Sungard Availability Services
- Type: Privately held
- Industry: IT infrastructure; Cloud computing; Disaster Recovery; Workplace Recovery;
- Founded: 1978
- Headquarters: Wayne, Pennsylvania, USA
- Key people: Brett Diamond, CEO
- Products: IT Infrastructure, Private and Public Cloud, Disaster Recovery, Workplace Recovery, Consulting Services
- Owner: Angelo, Gordon & Co., LP; The Carlyle Group Global Credit; FS Investments and GSO Capital Partners LP.
- Number of employees: 3,000
- Parent: Fidelity Information Services
- Website: www.sungardas.com

= Sungard Availability Services =

Information technology company

Sungard Availability Services (Sungard AS) was a provider of IT production and recovery services. In 2021 it had annual revenues of approximately $773 million and offices in 12 countries. The company used its experience in recovery to design, build and run production environments that are resilient and available. At its peak, with 1,500 IT and business professionals, the company manages 20 mobile facilities staged in strategic locations and 75 hardened data centers and workplace recovery facilities connected by a redundant, global dedicated network backbone.

The company filed for Chapter 11 bankruptcy proceedings in April of 2022. In November of 2022 it concluded an agreement to sell the majority of its global assets to two competitors, 11:11 Systems and 365 Data Centers. After 40 years of operation, the company will wind-down North American operations in 2023 following the transition of its assets to 11:11 and 365.

== History ==
SunGard Data Systems (SDS) is formed in 1983 through the leveraged buyout of a division of Sun Oil Company. In 1986, the SunGard Data Systems went public through an IPO and was listed on the NASDAQ as SNDT. In 1997 their listing shifted to the NYSE as SDS.

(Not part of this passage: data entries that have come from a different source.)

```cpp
__device__ __forceinline__ void lottery_body(const Consts &c, const Record &R, int col, int *err, int write_seg, int use_ib, int *shlo, int *sh_clo, int4 *lq = nullptr) {
    const int t = col / c.n_e, e = col % c.n_e;
    const size_t base = (size_t)col * c.n_a;
    const int n = c.n_a;
    if (threadIdx.x == 0) *sh_clo = 0;
    __syncthreads();
    for (int j = threadIdx.x; j < n; j += blockDim.x) {
        const double p = R.pol[base + j];
        int lo = -1, hi = n;
        if (use_ib) {
            const int g0 = min(max(R.ib[base + j], 0), n - 2);
            const double a0 = c.a[g0], a1 = c.a[g0 + 1];
            if (a0 < p && p <= a1) { lo = g0; hi = g0 + 1; }
            else if (g0 > 0 && p <= a0 && c.a[g0 - 1] < p) { lo = g0 - 1; hi = g0; }
        }
        while (hi - lo > 1) {
            const int mid = lo + ((hi - lo) >> 1);
            if (c.a[mid] < p) lo = mid; else hi = mid;
        }
        int l;
        double w, ig;
        if (hi == 0) {
            l = 0; w = 0.0; ig = 0.0;
            atomicMax(sh_clo, j + 1);
        } else if (hi >= n) {
            l = n - 2; w = 1.0; ig = 0.0;
        } else {
            l = hi - 1;
            const double gap = c.a[hi] - c.a[l];
            w = (p - c.a[l]) / gap;
            ig = 1.0 / gap;
        }
        R.lo[base + j] = l; R.lw[base + j] = w; R.ig[base + j] = ig;
        if (lq) lq[base + j] = make_int4(__double2loint(w), __double2hiint(w), l, (hi == 0 || hi >= n) ? 1 : 0);
        shlo[j] = (hi == 0) ? -1 : l;
    }
    __syncthreads();
    const int clo = *sh_clo;
    if (threadIdx.x == 0) R.clo[col] = clo;
    int *st = R.start + (size_t)col * (n + 1);
    int *shst = shlo + n;
    for (int j = threadIdx.x; j < n; j += blockDim.x) {
        const int prev = j ? shlo[j - 1] : -1, cur = shlo[j];
        if (cur < prev) set_err(err, ERR_NONMONO, t, e, j);
        for (int r = (prev < 0 ? 0 : prev + 1); r <= cur; r++) shst[r] = j;
        if (j == n - 1)
            for (int r = (cur < 0 ? 0 : cur + 1); r <= n; r++) shst[r] = n;
    }
    __syncthreads();
    for (int r = threadIdx.x; r <= n; r += blockDim.x) st[r] = shst[r];
    if (write_seg)
        for (int r = threadIdx.x; r < n; r += blockDim.x)
            R.seg[base + r] = make_int4(r > 0 ? shst[r - 1] : shst[r], shst[r], shst[r + 1], 0);
}

struct AdjLane { int e, nl, rl, RB, m; bool mok; };
__device__ __forceinline__ AdjLane adj_lane(const AdjGeom &g) {
    AdjLane L;
    const int lane = threadIdx.x & 63;
    L.e = __builtin_amdgcn_readfirstlane((int)(threadIdx.x >> 6));
    L.nl = lane & (g.NC - 1); L.rl = lane >> g.lgNC; L.RB = 64 >> g.lgNC;
    L.m = blockIdx.y * g.NC + L.nl;
    L.mok = L.m < g.MV;
    return L;
}

template <typename VT, typename Load, typename Begin, typename Src>
__device__ __forceinline__ void adj_dist_body(const Consts &c, const Record &R, const AdjGeom &g, const AdjLane &L, int t, double *adj_sh, Load load,
                                              Begin begin, Src src) {
    const int NS = g.R + 2, n = c.n_a, ne = c.n_e;
    VT *tile = reinterpret_cast<VT *>(adj_sh);
    double *Pish = adj_sh + (size_t)ne * NS * g.NC * (sizeof(VT) / sizeof(double));
    const int e = L.e, nl = L.nl, rl = L.rl, RB = L.RB;
    const int r0 = blockIdx.x * g.R, r1 = min(r0 + g.R, n);
    for (int k = threadIdx.x; k < ne * ne; k += 64 * ne) Pish[k] = c.Pi[k];
#pragma unroll
    for (int k = 0; k < ADJ_KS; k++) {
        const int slot = rl + k * RB;
        if (slot < NS) {
            const int row = slot == g.R + 1 ? 0 : r0 + slot;
            VT v;
            vzero(v);
            if (L.mok && row <= r1 && row < n) v = load(row);
            tile[((size_t)e * NS + slot) * g.NC + nl] = v;
        }
    }
// ... 134 lines not shown
```

julia-newtonraphsonhank_amd/csrc/hank_hip.hip:

```cpp
#include "hank_kernels.h"
#include "hank_xsweep.h"
#include "hank_xspec.h"
#include "hank_jacobian.h"
#include "hank_wide.h"
#include "hank_hetx.h"
#include "hank_scen.h"
#include "hank_ssbatch.h"
#include "hank_adjoint.h"
#include "hank_boundary.h"
#include "hank_ssdiff_launch.h"
#include "../../include/hank_hip.h"

#include <cstdarg>
#include <cstdio>
#include <cstdlib>
#include <cstring>
#include <initializer_list>
#include <list>
#include <mutex>
#include <new>
#include <vector>

using namespace hank;

// ... 156 lines not shown
    void destroy() { for (One &o : s) { if (o.ev0) (void)hipEventDestroy(o.ev0); if (o.ev1) (void)hipEventDestroy(o.ev1); } }
    hipError_t begin(Span k, hipStream_t st) { s[k].valid = false; s[k].from = s[k].ev0; return hipEventRecord(s[k].ev0, st); }
    hipError_t end(Span k, hipStream_t st, int launches) { const hipError_t e = hipEventRecord(s[k].ev1, st); s[k].launches = launches; s[k].valid = e == hipSuccess; return e; }
    hipError_t end_begin(Span k, int launches, Span next, hipStream_t st) { s[next].valid = false; s[next].from = s[k].ev1; return end(k, st, launches); }
    void invalidate(std::initializer_list<Span> ks) { for (Span k : ks) s[k].valid = false; }
    void absent(Span k, int launches) { s[k].valid = false; s[k].launches = launches; }
    hipError_t read(Span k, double *ms, int32_t *launches) const {
        float f = -1.f;
        const hipError_t e = s[k].valid ? hipEventElapsedTime(&f, s[k].from, s[k].ev1) : hipSuccess;
        *ms = e == hipSuccess ? f : -1.0;
        if (launches) *launches = s[k].launches;
        return e;
    }
};
enum Stat { SWEEP_LAUNCHES, TANGENT_WORKSPACES_ALLOCATED, GRAPHS_CAPTURED, SCHEDULE, FALLBACKS, VFI_ITERATIONS, PRIMAL_MEMO_HITS, PRIMAL_SWEEPS, N_STATS };

struct hank_ctx {
    int device = 0;
    Consts c{};
    Record R{};
    int T = 0;
    DevBuf<double> d_a, d_z, d_Pi;
    DevBuf<double> d_ss_value;
    double *d_ss_D = nullptr;
    DevBuf<double> d_xhh, d_agg, d_aggpart;
    DevBuf<double> d_agg_rm;
    DevBuf<double> d_zd;
    DevBuf<int> d_err;
    int nbp = 0;
    bool boundary_set = false, primal_done = false;
    hipStream_t own_stream = nullptr, stream = nullptr;
    hipStream_t side_stream = nullptr;
    hipEvent_t ev_fork = nullptr, ev_side = nullptr;
    bool side_pending = false;
    GraphExec g_pback, g_pfwd;
    Spans spans;
    std::list<TanWork> tws;
    int schedule = 2;
    bool forced_xcd = false;
    TanBatch batch;
    int xjvp_max = 64;
    XWork xw;
    struct { DevBuf<double> dpT, iota, E, Cp, F, Dv, W, dsum; int N = 0, n_het = 0; } fn;
    int wide_mode = 0, wide_min = 80, num_cus = 256, wide_r = 2;
    size_t lds_max = 65536;
    DevBuf<char> rec_slab;
    size_t rec_bytes = 0;
    int4 *rec_lq = nullptr;
    double *rec_iga = nullptr;
    DevBuf<int> d_ibw;
    bool seg_valid = true;
    bool lwg_valid = true;
    long long lwg_builds = 0;
    bool wprep_valid = false;
    std::list<WTan> wtans;
    std::list<CotWork> cws;
    CotBatch cot;
    DevBuf<int> d_adj_sb;
    bool adj_seg_valid = false;
    DevBuf<double> d_bnd_q;
    HxRecord hx;
    ScenWork scen;
    int scen_pending = 0;
    std::vector<double> h_Pi, h_z;
    long long stats[N_STATS] = {};
    bool memo_on = true;
    bool xdual_back = true;
    bool memo_valid = false;
    std::vector<double> memo_xhh;
    int n_het = 2;
    DevBuf<char> hx_slab;
    size_t hx_bytes = 0;
    bool stationary = false;
    std::vector<double> h_ss_value, h_ss_D;
    hipEvent_t ev_stream = nullptr;
    char errmsg[512] = {0};
};

static int fail(hank_ctx *ctx, int code, const char *fmt, ...);
static int het_max(const hank_ctx *ctx) { return ctx->c.n_hh > 2 ? 4 : 3; }
static int hx_count(const hank_ctx *ctx) { return het_max(ctx) - 2; }
static void batch_none(hank_ctx *ctx) { ctx->batch.current = false; ctx->batch.ws = nullptr; }
static void cot_none(hank_ctx *ctx) { ctx->cot = CotBatch(); }
static void cot_ran(hank_ctx *ctx, const void *ws, int M, const double *pbar) { ctx->cot = CotBatch{true, M, ws, pbar}; }
static void batch_ran(hank_ctx *ctx, int family, const void *ws, int N, const double *dagg_cm, const double *dpol, const std::vector<XPass> *passes = nullptr) {
    ctx->batch = TanBatch{family, true, N, ws, dagg_cm, dpol, passes};
}
static void batch_ran_boundary(hank_ctx *ctx, const void *ws, int N, const double *dagg_cm, const double *dpol, const double *zm) {
    batch_ran(ctx, 0, ws, N, dagg_cm, dpol);
    ctx->batch.boundary = true;
    ctx->batch.bnd_zm = zm;
}
static int batch_current(hank_ctx *ctx, int N, const TanBatch **out) {
    if (!ctx->batch.current || ctx->batch.N != N) return fail(ctx, HANK_ERR_NOT_READY, "no tangent sweep with N=%d is current", N);
    *out = &ctx->batch;
    return HANK_OK;
}
static void record_rewritten(hank_ctx *ctx, bool seg_written, bool lwg_written) {
    ctx->primal_done = true; ctx->seg_valid = seg_written; ctx->lwg_valid = lwg_written;
    ctx->wprep_valid = false; ctx->xw.src_valid = false; ctx->xw.rng_valid = false; ctx->adj_seg_valid = false; ctx->hx.valid = false;
    batch_none(ctx);
    cot_none(ctx);
}
static void record_gone(hank_ctx *ctx) {
    record_rewritten(ctx, false, false);
    ctx->primal_done = false;
}
static hipError_t join_side(hank_ctx *ctx) {
    if (!ctx->side_pending) return hipSuccess;
    ctx->side_pending = false;
    return hipStreamWaitEvent(ctx->stream, ctx->ev_side, 0);
}

static int fail(hank_ctx *ctx, int code, const char *fmt, ...) {
    if (ctx) {
        va_list ap;
        va_start(ap, fmt);
        vsnprintf(ctx->errmsg, sizeof(ctx->errmsg), fmt, ap);
        va_end(ap);
    }
    return code;
}

static int het_count_ok(hank_ctx *ctx, const char *who, int n_het, bool declared, bool rest_ok = true) {
    const int max_het = het_max(ctx);
    if (n_het < 1 || n_het > max_het || !rest_ok)
        return fail(ctx, HANK_ERR_BAD_ARG, "%s: bad argument: n_het must be 1..%d (the policy variable, consumption, Value%s), got %d", who, max_het, max_het > 3 ? ", UCE" : "", n_het);
    if (declared && n_het > ctx->n_het)
        return fail(ctx, HANK_ERR_NOT_READY, "%s: %d outputs asked for, %d declared: call hank_set_het_outputs first", who, n_het, ctx->n_het);
    return HANK_OK;
}

static int hip_status(hipError_t e) {
    if (e == hipErrorOutOfMemory) return HANK_ERR_NOMEM;
    if (e == hipErrorNoDevice || e == hipErrorInvalidDevice || e == hipErrorNotInitialized || e == hipErrorInsufficientDriver) return HANK_ERR_NO_DEVICE;
    return HANK_ERR_LAUNCH;
}
#define HIPC(ctx, call)                                                                         \
    do {                                                                                        \
        hipError_t e_ = (call);                                                                 \
        if (e_ != hipSuccess)                                                                   \
            return fail(ctx, hip_status(e_),                                                   \
                        "HIP error %d (%s) at %s:%d: %s", (int)e_, hipGetErrorString(e_),       \
                        __FILE__, __LINE__, #call);                                             \
    } while (0)

struct DeviceGuard {
    int prev = -1;
    bool switched = false, ok = true;
    explicit DeviceGuard(const hank_ctx *ctx);
    ~DeviceGuard() { if (switched) (void)hipSetDevice(prev); }
};
DeviceGuard::DeviceGuard(const hank_ctx *ctx) {
    if (!ctx) return;
    if (hipGetDevice(&prev) != hipSuccess) { ok = false; return; }
    if (prev != ctx->device) { switched = hipSetDevice(ctx->device) == hipSuccess; ok = switched; }
}
#define ENTER(ctx)                                                                                                       \
// ... 450 lines not shown
        w.passes.push_back(ps);
    }
    if ((int)w.passes.size() > XPASS_MAX) return fail(ctx, HANK_ERR_BAD_ARG, "N=%d needs %d passes, at most %d per call", N, (int)w.passes.size(), XPASS_MAX);
    HIPC(ctx, w.dxhh.alloc((size_t)c.n_hh * P * N));
    HIPC(ctx, w.dxr.alloc(P * N)); HIPC(ctx, w.dxw.alloc(P * N)); HIPC(ctx, w.dxt.alloc(P * N));
    HIPC(ctx, w.dpol.alloc(off));
    const size_t W = (size_t)XG * X.dmax, nb = (size_t)X.Sact;
    HIPC(ctx, w.daggpart.alloc(2 * P * nb * W));
    HIPC(ctx, hipMemsetAsync(w.daggpart, 0, sizeof(double) * 2 * P * nb * W, ctx->stream));
    HIPC(ctx, w.dagg_pass.alloc(2 * P * W));
    HIPC(ctx, w.dagg_cm.alloc(2 * P * N));
    return HANK_OK;
}
static int x_ensure_tan(hank_ctx *ctx, int N, XTan **out) {
    const int nmax = 8 * ctx->xw.dmax * XPASS_MAX;
    if (N > nmax) return fail(ctx, HANK_ERR_BAD_ARG, "N=%d exceeds %d directions per call", N, nmax);
    return tan_cache_get(ctx, ctx->xw.tans, N, [ctx](XTan &w) { return x_build_tan(ctx, w); }, out);
}

static dim3 x_block(const XWork &X, const Consts &c) {
    const bool fits = 64 * (c.n_e + 1) <= X.maxt && X.syncwave;
    return dim3(fits ? 64 * (c.n_e + 1) : 64 * c.n_e);
}

template <typename F>
static void x_by_maxt(const XWork &X, F launch) { if (X.maxt == 768) launch(std::integral_constant<int, 768>()); else launch(std::integral_constant<int, 1024>()); }
#define XL(...) hipLaunchKernelGGL((__VA_ARGS__), dim3(X.grid), x_block(X, c), lds, sec.stream(), a)
static bool x_has_dual_back(const XWork &X) { return X.maxt == 768; }
static void x_launch_dual_back(XSection &sec, XWork &X, const Consts &c, int D, const XDualBackArgs &a) {
    const size_t lds = x_lds_dual_back(c, D);
    if (!x_has_dual_back(X)) return;
    const XSpec sp = x_spec(X.xspec, c.n_e, c.gamma, c.diet);
    X.inst[0] = sp.ne; X.inst[1] = sp.crra;
    if (!sp.ne && !sp.crra) {
        if (D == 1) XL(k_xdual_back<1, 768>);
        else if (D == 2) XL(k_xdual_back<2, 768>);
        else XL(k_xdual_back<4, 768>);
        return;
    }
    auto by_d = [&](auto ne, auto crra) {
        constexpr int NE = decltype(ne)::value, CRRA = decltype(crra)::value;
        if (D == 1) XL(k_xdual_back<1, 768, NE, CRRA>);
        else if (D == 2) XL(k_xdual_back<2, 768, NE, CRRA>);
        else XL(k_xdual_back<4, 768, NE, CRRA>);
    };
    auto by_crra = [&](auto ne) {
        if (sp.crra) by_d(ne, std::integral_constant<int, 1>()); else if constexpr (decltype(ne)::value != 0) by_d(ne, std::integral_constant<int, 0>());
    };
    if (sp.ne == 4) by_crra(std::integral_constant<int, 4>());
    else if (sp.ne == 7) by_crra(std::integral_constant<int, 7>());
    else if (sp.ne == 11) by_crra(std::integral_constant<int, 11>());
    else by_crra(std::integral_constant<int, 0>());
}
static void x_launch_fwd(XSection &sec, XWork &X, const Consts &c, int D, bool val, const XSweepFwdArgs &a) {
    if (val && D > 0) { X.inst[2] = 0; X.inst[3] = 0; }
#if HANK_XFWD_LQ
    if (val && D > 0 && x_lds_fwd_lq(c, D) <= (size_t)X.lds_max) {
        const size_t lds = x_lds_fwd_lq(c, D);
        x_by_maxt(X, [&](auto mt) {
            constexpr int MT = decltype(mt)::value;
            if (D == 1) XL(k_xfwd<1, true, MT, true>);
            else if (D == 2) XL(k_xfwd<2, true, MT, true>);
            else if (D == 4) { if constexpr (MT == 768) XL(k_xfwd<4, true, MT, true>); }
        });
        return;
    }
#endif
    const size_t lds = x_lds_fwd(c, D, val || D == 0);
    x_by_maxt(X, [&](auto mt) {
        constexpr int MT = decltype(mt)::value;
        if (D == 0) XL(k_xfwd<0, true, MT>);
        else if (D == 1) { if (val) XL(k_xfwd<1, true, MT>); else XL(k_xfwd<1, false, MT>); }
        else if (D == 2) { if (val) XL(k_xfwd<2, true, MT>); else XL(k_xfwd<2, false, MT>); }
        else if (D == 4) { if constexpr (MT == 768) { if (val) XL(k_xfwd<4, true, MT>); else XL(k_xfwd<4, false, MT>); } }
    });
}
static void x_launch_primal_back(XSection &sec, const XWork &X, const Consts &c, const XBackArgs &a) { const size_t lds = x_lds_primal_back(c); x_by_maxt(X, [&](auto mt) { XL(k_xprimal_back<decltype(mt)::value>); }); }
static void x_launch_tan_back(XSection &sec, const XWork &X, const Consts &c, int D, const XTanBackArgs &a) {
    const size_t lds = x_lds_tan_back(c, D);
    x_by_maxt(X, [&](auto mt) {
        constexpr int MT = decltype(mt)::value;
        if (D == 1) XL(k_xtan_back<1, MT>);
        else if (D == 2) XL(k_xtan_back<2, MT>);
        else if (D == 4) { if constexpr (MT == 768) XL(k_xtan_back<4, MT>); }
    });
}
static void x_ensure_rng(XSection &sec) {
    hank_ctx *ctx = sec.ctx;
    XWork &X = ctx->xw;
    if (X.rng_valid) return;
    hipLaunchKernelGGL(k_xunits_fwd, dim3((unsigned)ctx->c.P, (unsigned)X.Sact), dim3(256), 0, sec.stream(), ctx->c, ctx->R, X.Sact, X.srcF, X.unitsF, X.unit_overflow, X.ucap);
    X.rng_valid = true;
}
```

In 2001, SunGard acquired Comdisco’s business continuity services extending the company’s reach to Europe. Additional acquisitions of Guardian IT (2002) and Inflow (2005), further extended the company’s reach.

In 2005, SDS was purchased in a transaction valued at $11.3 billion, by a team led by SilverLake. Additional SDS acquisitions followed, including their 2007 purchase of Vericenter to provide managed hosting and production availability and a 2010 acquisition of 365 Hosting Limited, an Ireland-based hosted infrastructure provider of Managed Services and Cloud offerings.

On April 1, 2014, Sungard Availability Services split off from SunGard Data Systems, to become an independent company.

In April 2019, Sungard AS announced it would file for Chapter 11 bankruptcy protection "as part of a consensual agreement with a majority of its creditors to reduce its nearly $1.3 billion debt by more than two-thirds."

On May 3, 2019, Sungard AS successfully completed its financial restructuring and emerged from its "prepackaged" Chapter 11.

On April 11, 2022, Sungard AS again filed for voluntary Chapter 11 reorganization, citing as reasons rising energy costs and the COVID-19 pandemic having caused organizations to shift to remote work.

On November 3, 2022 SungardAS concluded an agreement to sell the majority of its global assets to two competitors, 11:11 Systems and 365 Data Centers. With the agreements 90% of its staff and 12 of its data centers in North America will transition to the two companies, along with all North American client accounts. Following a transition period, the company will wind-down North American operations later in 2023 and continue to see the sale or disposal of its foreign subsidiaries.

== Services==
Sungard Availability Services offers IT production and recovery services that include IT infrastructure, cloud computing, disaster recovery, and workplace recovery. Infrastructure services include traditional colocation which was enhanced with Megaport cloud connectivity in August and September 2020. Cloud services include public and private cloud services that leverage technologies from Dell Technologies, VMware, and Amazon Web Services.